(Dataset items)

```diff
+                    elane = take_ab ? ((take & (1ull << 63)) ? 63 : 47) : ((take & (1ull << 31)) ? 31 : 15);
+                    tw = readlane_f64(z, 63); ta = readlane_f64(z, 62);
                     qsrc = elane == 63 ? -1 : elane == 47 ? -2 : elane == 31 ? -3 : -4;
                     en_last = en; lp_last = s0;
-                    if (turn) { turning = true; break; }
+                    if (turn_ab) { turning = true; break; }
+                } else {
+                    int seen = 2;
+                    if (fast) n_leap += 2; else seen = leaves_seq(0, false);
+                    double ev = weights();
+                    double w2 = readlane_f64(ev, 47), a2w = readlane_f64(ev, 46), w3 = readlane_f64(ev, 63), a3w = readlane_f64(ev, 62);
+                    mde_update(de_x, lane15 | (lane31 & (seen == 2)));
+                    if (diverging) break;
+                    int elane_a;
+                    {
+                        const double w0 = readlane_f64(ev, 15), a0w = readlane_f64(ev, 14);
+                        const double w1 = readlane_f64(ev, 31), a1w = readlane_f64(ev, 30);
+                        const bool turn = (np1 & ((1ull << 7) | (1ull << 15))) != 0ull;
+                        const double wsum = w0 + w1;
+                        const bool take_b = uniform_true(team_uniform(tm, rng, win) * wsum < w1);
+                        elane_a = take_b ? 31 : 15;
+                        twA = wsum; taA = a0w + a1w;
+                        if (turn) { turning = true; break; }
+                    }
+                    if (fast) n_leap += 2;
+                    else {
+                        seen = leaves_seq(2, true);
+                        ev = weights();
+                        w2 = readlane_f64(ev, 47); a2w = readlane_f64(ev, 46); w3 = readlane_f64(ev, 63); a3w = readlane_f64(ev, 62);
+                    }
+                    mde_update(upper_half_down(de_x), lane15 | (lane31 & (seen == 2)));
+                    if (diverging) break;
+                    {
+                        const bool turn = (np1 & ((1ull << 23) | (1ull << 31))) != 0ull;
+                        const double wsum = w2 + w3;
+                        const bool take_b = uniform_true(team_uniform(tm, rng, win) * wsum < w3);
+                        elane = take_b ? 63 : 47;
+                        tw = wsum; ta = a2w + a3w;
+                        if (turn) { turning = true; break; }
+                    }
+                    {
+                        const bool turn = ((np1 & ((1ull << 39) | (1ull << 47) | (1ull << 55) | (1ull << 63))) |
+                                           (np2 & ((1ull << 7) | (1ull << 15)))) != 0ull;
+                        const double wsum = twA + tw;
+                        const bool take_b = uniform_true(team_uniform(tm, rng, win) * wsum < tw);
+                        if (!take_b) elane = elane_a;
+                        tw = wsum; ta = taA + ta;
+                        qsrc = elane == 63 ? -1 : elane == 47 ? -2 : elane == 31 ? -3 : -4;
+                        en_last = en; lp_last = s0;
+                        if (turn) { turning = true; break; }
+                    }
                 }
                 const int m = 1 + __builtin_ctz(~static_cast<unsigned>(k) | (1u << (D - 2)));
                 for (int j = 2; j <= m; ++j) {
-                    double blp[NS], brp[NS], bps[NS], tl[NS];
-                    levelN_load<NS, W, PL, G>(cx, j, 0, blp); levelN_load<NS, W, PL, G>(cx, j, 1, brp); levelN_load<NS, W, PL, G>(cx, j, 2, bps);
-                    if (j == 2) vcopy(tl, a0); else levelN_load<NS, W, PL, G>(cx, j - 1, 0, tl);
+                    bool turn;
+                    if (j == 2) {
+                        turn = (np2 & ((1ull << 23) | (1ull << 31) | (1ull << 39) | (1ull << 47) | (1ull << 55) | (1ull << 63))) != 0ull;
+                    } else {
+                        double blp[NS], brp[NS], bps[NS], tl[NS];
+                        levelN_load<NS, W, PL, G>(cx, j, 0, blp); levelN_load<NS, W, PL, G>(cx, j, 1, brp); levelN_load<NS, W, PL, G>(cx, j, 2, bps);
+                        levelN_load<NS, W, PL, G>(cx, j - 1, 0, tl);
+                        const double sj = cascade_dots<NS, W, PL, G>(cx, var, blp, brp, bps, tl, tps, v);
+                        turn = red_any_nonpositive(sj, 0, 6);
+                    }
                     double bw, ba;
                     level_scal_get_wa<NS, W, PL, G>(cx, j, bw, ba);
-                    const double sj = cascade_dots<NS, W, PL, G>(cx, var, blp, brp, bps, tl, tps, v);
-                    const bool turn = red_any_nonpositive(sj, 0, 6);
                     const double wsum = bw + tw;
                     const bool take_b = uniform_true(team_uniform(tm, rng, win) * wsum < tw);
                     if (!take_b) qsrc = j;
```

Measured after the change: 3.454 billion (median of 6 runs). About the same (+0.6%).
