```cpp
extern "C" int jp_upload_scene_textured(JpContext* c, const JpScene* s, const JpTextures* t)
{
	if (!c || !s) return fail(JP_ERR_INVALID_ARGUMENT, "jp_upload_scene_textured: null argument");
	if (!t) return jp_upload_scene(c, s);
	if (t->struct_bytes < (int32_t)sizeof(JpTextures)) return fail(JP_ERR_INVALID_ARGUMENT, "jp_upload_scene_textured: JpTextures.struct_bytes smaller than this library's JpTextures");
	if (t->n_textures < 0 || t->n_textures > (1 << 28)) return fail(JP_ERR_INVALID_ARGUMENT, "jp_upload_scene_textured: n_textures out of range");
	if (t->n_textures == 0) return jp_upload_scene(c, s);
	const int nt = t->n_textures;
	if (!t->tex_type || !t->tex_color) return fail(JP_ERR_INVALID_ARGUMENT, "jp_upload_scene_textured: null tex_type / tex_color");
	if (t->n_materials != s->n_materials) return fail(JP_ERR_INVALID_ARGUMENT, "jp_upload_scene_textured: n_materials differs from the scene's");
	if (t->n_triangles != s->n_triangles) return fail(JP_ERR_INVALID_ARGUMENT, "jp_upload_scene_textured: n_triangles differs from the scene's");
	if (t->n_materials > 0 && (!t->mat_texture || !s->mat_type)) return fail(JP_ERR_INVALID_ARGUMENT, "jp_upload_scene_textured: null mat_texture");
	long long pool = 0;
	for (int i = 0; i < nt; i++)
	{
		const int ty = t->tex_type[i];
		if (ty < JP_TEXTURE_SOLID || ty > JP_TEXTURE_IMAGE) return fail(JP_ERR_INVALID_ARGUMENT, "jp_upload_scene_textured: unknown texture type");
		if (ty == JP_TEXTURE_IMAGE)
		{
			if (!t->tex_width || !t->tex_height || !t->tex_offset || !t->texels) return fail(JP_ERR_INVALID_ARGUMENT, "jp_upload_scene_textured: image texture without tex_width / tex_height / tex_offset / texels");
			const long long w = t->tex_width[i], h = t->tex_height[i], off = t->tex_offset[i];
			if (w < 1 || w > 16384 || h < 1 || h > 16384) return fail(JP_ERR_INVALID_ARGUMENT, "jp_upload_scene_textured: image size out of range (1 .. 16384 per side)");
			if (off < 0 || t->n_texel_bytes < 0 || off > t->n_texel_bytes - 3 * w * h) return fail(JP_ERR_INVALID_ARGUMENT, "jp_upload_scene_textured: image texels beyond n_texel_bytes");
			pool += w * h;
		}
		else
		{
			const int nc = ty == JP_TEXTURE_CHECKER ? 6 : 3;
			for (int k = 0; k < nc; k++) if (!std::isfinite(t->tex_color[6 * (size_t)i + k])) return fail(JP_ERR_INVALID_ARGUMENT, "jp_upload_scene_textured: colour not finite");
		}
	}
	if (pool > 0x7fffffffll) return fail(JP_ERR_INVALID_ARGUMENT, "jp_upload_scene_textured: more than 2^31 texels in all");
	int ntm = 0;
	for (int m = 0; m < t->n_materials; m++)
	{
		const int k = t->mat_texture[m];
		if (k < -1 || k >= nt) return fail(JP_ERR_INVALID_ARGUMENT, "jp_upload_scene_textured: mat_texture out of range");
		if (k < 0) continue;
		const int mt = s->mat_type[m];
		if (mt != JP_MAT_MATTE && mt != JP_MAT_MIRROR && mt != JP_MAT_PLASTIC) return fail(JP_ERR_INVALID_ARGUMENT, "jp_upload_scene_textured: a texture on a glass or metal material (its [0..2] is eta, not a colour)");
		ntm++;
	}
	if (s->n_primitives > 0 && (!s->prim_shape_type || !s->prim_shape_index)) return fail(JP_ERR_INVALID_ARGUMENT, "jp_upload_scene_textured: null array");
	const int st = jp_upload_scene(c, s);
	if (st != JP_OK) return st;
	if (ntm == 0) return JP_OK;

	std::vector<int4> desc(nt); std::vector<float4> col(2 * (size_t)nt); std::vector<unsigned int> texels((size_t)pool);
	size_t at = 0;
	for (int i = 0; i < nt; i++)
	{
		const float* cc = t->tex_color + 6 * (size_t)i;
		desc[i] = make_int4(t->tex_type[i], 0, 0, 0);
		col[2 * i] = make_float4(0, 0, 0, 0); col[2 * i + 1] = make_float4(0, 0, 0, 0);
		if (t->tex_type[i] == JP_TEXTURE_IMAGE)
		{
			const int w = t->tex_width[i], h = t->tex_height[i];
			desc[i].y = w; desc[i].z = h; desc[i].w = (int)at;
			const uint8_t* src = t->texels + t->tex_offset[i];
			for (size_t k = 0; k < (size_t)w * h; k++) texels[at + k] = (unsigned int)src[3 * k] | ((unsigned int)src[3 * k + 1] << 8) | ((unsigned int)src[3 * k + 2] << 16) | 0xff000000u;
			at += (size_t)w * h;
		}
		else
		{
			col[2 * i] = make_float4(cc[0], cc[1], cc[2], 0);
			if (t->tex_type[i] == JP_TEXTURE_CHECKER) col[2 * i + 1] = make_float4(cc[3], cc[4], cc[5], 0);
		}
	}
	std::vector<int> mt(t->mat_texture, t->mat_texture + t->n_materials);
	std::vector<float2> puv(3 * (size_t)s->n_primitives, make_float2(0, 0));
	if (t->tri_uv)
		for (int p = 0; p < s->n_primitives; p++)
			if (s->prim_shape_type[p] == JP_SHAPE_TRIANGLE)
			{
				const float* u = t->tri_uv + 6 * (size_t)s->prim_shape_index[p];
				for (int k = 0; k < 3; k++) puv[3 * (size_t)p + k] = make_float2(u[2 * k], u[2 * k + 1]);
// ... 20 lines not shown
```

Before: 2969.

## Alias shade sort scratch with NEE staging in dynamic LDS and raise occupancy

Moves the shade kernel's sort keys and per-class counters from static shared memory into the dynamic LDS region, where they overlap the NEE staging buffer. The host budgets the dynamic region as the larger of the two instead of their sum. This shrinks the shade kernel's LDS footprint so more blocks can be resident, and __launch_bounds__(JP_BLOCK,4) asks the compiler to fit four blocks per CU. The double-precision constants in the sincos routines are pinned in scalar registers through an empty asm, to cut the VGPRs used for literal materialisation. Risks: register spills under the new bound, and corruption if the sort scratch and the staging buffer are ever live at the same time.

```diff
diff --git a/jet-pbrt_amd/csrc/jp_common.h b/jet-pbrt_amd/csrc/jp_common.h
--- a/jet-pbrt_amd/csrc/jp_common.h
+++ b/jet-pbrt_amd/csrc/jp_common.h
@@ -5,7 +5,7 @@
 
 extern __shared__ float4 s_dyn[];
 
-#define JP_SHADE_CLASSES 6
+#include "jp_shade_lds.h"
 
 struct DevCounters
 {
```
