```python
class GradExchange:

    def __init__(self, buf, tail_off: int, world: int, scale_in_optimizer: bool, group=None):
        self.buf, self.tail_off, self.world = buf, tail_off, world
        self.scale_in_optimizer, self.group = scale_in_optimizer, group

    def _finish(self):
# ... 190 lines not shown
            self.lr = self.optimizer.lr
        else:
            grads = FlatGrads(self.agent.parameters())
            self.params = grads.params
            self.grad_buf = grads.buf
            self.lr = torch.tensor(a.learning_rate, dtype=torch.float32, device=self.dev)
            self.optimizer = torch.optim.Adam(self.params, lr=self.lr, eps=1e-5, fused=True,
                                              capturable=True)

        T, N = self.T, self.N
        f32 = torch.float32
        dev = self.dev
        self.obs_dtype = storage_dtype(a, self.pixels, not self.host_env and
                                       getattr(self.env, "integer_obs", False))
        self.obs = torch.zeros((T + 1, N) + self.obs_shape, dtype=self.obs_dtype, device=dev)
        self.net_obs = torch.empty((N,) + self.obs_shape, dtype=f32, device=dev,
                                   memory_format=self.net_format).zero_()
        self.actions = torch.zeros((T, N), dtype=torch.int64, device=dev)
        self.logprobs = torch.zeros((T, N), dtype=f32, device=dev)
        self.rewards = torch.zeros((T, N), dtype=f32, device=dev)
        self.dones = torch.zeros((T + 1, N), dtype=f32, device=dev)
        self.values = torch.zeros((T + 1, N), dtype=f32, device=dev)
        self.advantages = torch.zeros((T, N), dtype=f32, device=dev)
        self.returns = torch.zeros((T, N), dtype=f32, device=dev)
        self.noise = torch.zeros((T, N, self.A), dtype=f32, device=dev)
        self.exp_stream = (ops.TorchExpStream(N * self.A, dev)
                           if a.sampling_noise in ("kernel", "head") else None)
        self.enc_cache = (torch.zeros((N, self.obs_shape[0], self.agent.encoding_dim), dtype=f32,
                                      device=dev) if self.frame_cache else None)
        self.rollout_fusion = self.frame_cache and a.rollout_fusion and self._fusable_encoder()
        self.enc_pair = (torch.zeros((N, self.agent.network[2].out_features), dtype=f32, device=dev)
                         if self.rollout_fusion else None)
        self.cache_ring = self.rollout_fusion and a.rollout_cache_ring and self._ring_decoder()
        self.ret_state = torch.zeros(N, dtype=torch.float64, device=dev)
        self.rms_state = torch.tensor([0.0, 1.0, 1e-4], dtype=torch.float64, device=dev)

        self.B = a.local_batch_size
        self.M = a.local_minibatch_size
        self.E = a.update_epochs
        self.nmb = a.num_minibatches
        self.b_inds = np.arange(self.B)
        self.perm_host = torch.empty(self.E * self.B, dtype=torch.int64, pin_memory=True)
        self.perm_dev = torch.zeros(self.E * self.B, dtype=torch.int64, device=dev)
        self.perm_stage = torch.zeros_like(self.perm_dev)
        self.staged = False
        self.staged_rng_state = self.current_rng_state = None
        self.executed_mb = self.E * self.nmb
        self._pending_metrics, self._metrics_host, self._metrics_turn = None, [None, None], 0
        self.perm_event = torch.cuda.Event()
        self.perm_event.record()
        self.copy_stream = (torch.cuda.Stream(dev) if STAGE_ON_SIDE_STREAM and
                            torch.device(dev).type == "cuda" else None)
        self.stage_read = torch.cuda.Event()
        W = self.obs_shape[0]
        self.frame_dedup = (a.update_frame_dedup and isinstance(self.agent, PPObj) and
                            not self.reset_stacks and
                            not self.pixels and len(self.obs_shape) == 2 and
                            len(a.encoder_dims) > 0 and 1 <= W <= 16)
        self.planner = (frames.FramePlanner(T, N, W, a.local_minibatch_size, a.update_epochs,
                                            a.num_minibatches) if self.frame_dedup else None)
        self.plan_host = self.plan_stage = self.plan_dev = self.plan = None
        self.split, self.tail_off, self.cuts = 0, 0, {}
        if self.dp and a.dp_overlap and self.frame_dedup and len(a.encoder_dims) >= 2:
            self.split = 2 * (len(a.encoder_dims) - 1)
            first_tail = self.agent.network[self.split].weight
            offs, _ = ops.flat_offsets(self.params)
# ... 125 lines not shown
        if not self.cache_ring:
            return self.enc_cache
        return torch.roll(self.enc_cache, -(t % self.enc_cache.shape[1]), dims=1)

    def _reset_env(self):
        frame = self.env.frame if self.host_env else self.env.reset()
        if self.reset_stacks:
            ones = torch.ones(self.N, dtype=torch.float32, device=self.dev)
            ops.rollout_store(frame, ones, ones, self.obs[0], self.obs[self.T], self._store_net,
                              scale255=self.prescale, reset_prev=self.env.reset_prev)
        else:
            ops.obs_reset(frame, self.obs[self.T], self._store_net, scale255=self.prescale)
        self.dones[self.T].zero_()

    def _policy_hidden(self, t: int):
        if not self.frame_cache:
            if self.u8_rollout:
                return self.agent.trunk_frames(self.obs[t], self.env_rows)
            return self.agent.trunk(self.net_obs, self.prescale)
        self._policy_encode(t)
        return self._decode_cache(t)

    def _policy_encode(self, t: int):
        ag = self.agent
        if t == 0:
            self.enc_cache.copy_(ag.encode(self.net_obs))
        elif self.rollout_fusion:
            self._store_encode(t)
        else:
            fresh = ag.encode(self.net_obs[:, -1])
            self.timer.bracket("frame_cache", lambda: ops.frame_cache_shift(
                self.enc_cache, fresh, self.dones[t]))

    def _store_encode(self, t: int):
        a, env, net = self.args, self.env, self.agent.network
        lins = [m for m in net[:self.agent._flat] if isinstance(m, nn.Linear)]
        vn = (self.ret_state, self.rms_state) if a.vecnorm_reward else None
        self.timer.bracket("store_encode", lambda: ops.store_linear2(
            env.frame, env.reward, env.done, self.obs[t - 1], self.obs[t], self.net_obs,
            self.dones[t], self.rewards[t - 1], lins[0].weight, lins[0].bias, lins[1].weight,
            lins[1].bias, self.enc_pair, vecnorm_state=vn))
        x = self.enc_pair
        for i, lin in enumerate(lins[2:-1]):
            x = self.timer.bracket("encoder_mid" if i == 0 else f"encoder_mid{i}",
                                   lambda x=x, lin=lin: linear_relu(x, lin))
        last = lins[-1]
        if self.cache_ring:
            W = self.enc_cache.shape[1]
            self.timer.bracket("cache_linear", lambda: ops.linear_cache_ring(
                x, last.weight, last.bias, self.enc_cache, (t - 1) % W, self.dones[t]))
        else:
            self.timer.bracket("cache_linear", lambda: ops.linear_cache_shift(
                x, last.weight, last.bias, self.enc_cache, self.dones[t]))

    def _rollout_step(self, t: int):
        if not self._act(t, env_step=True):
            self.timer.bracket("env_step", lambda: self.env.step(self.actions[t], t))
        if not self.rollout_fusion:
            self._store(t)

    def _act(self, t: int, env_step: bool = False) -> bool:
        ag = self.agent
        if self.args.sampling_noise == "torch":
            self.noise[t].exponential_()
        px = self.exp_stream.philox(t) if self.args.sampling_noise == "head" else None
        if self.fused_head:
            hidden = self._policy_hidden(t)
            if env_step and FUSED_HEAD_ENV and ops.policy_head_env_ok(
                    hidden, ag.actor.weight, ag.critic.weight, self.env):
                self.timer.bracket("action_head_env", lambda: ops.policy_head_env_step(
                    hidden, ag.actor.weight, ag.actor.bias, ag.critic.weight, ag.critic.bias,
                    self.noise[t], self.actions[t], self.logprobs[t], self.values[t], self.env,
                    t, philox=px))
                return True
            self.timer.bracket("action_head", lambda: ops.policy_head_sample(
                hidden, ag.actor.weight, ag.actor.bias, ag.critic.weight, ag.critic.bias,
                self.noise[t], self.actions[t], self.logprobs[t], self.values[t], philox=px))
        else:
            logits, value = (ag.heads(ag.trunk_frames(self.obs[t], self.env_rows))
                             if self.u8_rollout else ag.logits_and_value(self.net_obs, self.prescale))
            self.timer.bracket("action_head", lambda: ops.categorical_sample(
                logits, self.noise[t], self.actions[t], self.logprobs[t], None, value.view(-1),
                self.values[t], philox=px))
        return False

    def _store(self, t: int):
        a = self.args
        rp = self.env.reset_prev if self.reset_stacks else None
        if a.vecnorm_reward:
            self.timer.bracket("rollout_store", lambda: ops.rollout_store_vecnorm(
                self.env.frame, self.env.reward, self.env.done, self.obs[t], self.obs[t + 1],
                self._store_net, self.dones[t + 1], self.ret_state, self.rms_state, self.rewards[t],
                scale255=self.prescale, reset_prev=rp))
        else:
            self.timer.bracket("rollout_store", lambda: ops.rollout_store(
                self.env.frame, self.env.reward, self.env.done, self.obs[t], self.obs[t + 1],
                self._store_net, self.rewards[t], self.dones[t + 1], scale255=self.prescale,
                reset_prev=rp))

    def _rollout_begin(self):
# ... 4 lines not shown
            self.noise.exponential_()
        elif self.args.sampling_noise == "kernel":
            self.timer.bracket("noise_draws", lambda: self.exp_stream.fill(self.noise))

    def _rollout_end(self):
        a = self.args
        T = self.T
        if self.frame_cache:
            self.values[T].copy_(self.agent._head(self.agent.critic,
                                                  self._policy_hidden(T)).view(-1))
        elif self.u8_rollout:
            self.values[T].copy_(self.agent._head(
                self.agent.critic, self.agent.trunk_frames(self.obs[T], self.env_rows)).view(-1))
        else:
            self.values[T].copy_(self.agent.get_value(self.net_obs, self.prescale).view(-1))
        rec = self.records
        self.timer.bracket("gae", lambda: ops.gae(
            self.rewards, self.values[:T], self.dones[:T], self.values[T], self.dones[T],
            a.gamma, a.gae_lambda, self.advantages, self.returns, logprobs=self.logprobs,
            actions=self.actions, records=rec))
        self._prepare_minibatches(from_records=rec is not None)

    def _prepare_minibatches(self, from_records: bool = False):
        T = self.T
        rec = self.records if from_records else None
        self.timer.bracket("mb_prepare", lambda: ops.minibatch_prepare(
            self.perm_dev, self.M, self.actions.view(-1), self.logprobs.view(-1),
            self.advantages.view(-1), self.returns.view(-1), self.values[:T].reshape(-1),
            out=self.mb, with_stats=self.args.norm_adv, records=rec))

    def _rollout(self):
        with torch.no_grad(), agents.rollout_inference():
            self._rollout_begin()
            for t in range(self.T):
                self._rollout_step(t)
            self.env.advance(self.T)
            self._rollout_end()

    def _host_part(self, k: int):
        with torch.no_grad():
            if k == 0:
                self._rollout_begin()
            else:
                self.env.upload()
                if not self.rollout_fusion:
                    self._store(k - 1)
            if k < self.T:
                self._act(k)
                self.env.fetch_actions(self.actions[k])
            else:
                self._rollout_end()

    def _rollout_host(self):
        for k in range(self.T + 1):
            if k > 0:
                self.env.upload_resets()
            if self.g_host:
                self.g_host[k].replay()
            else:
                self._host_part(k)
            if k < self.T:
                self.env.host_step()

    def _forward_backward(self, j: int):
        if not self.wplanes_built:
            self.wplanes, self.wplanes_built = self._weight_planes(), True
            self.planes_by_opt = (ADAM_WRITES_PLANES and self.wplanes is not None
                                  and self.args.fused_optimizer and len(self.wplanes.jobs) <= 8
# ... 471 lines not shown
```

### What is being asked
Copy out every line above where "dynamic" is present.

### Response
## Alias shade sort scratch with NEE staging in dynamic LDS and raise occupancy
Moves the shade kernel's sort keys and per-class counters from static shared memory into the dynamic LDS region, where they overlap the NEE staging buffer. The host budgets the dynamic region as the larger of the two instead of their sum. This shrinks the shade kernel's LDS footprint so more blocks can be resident, and __launch_bounds__(JP_BLOCK,4) asks the compiler to fit four blocks per CU. The double-precision constants in the sincos routines are pinned in scalar registers through an empty asm, to cut the VGPRs used for literal materialisation. Risks: register spills under the new bound, and corruption if the sort scratch and the staging buffer are ever live at the same time.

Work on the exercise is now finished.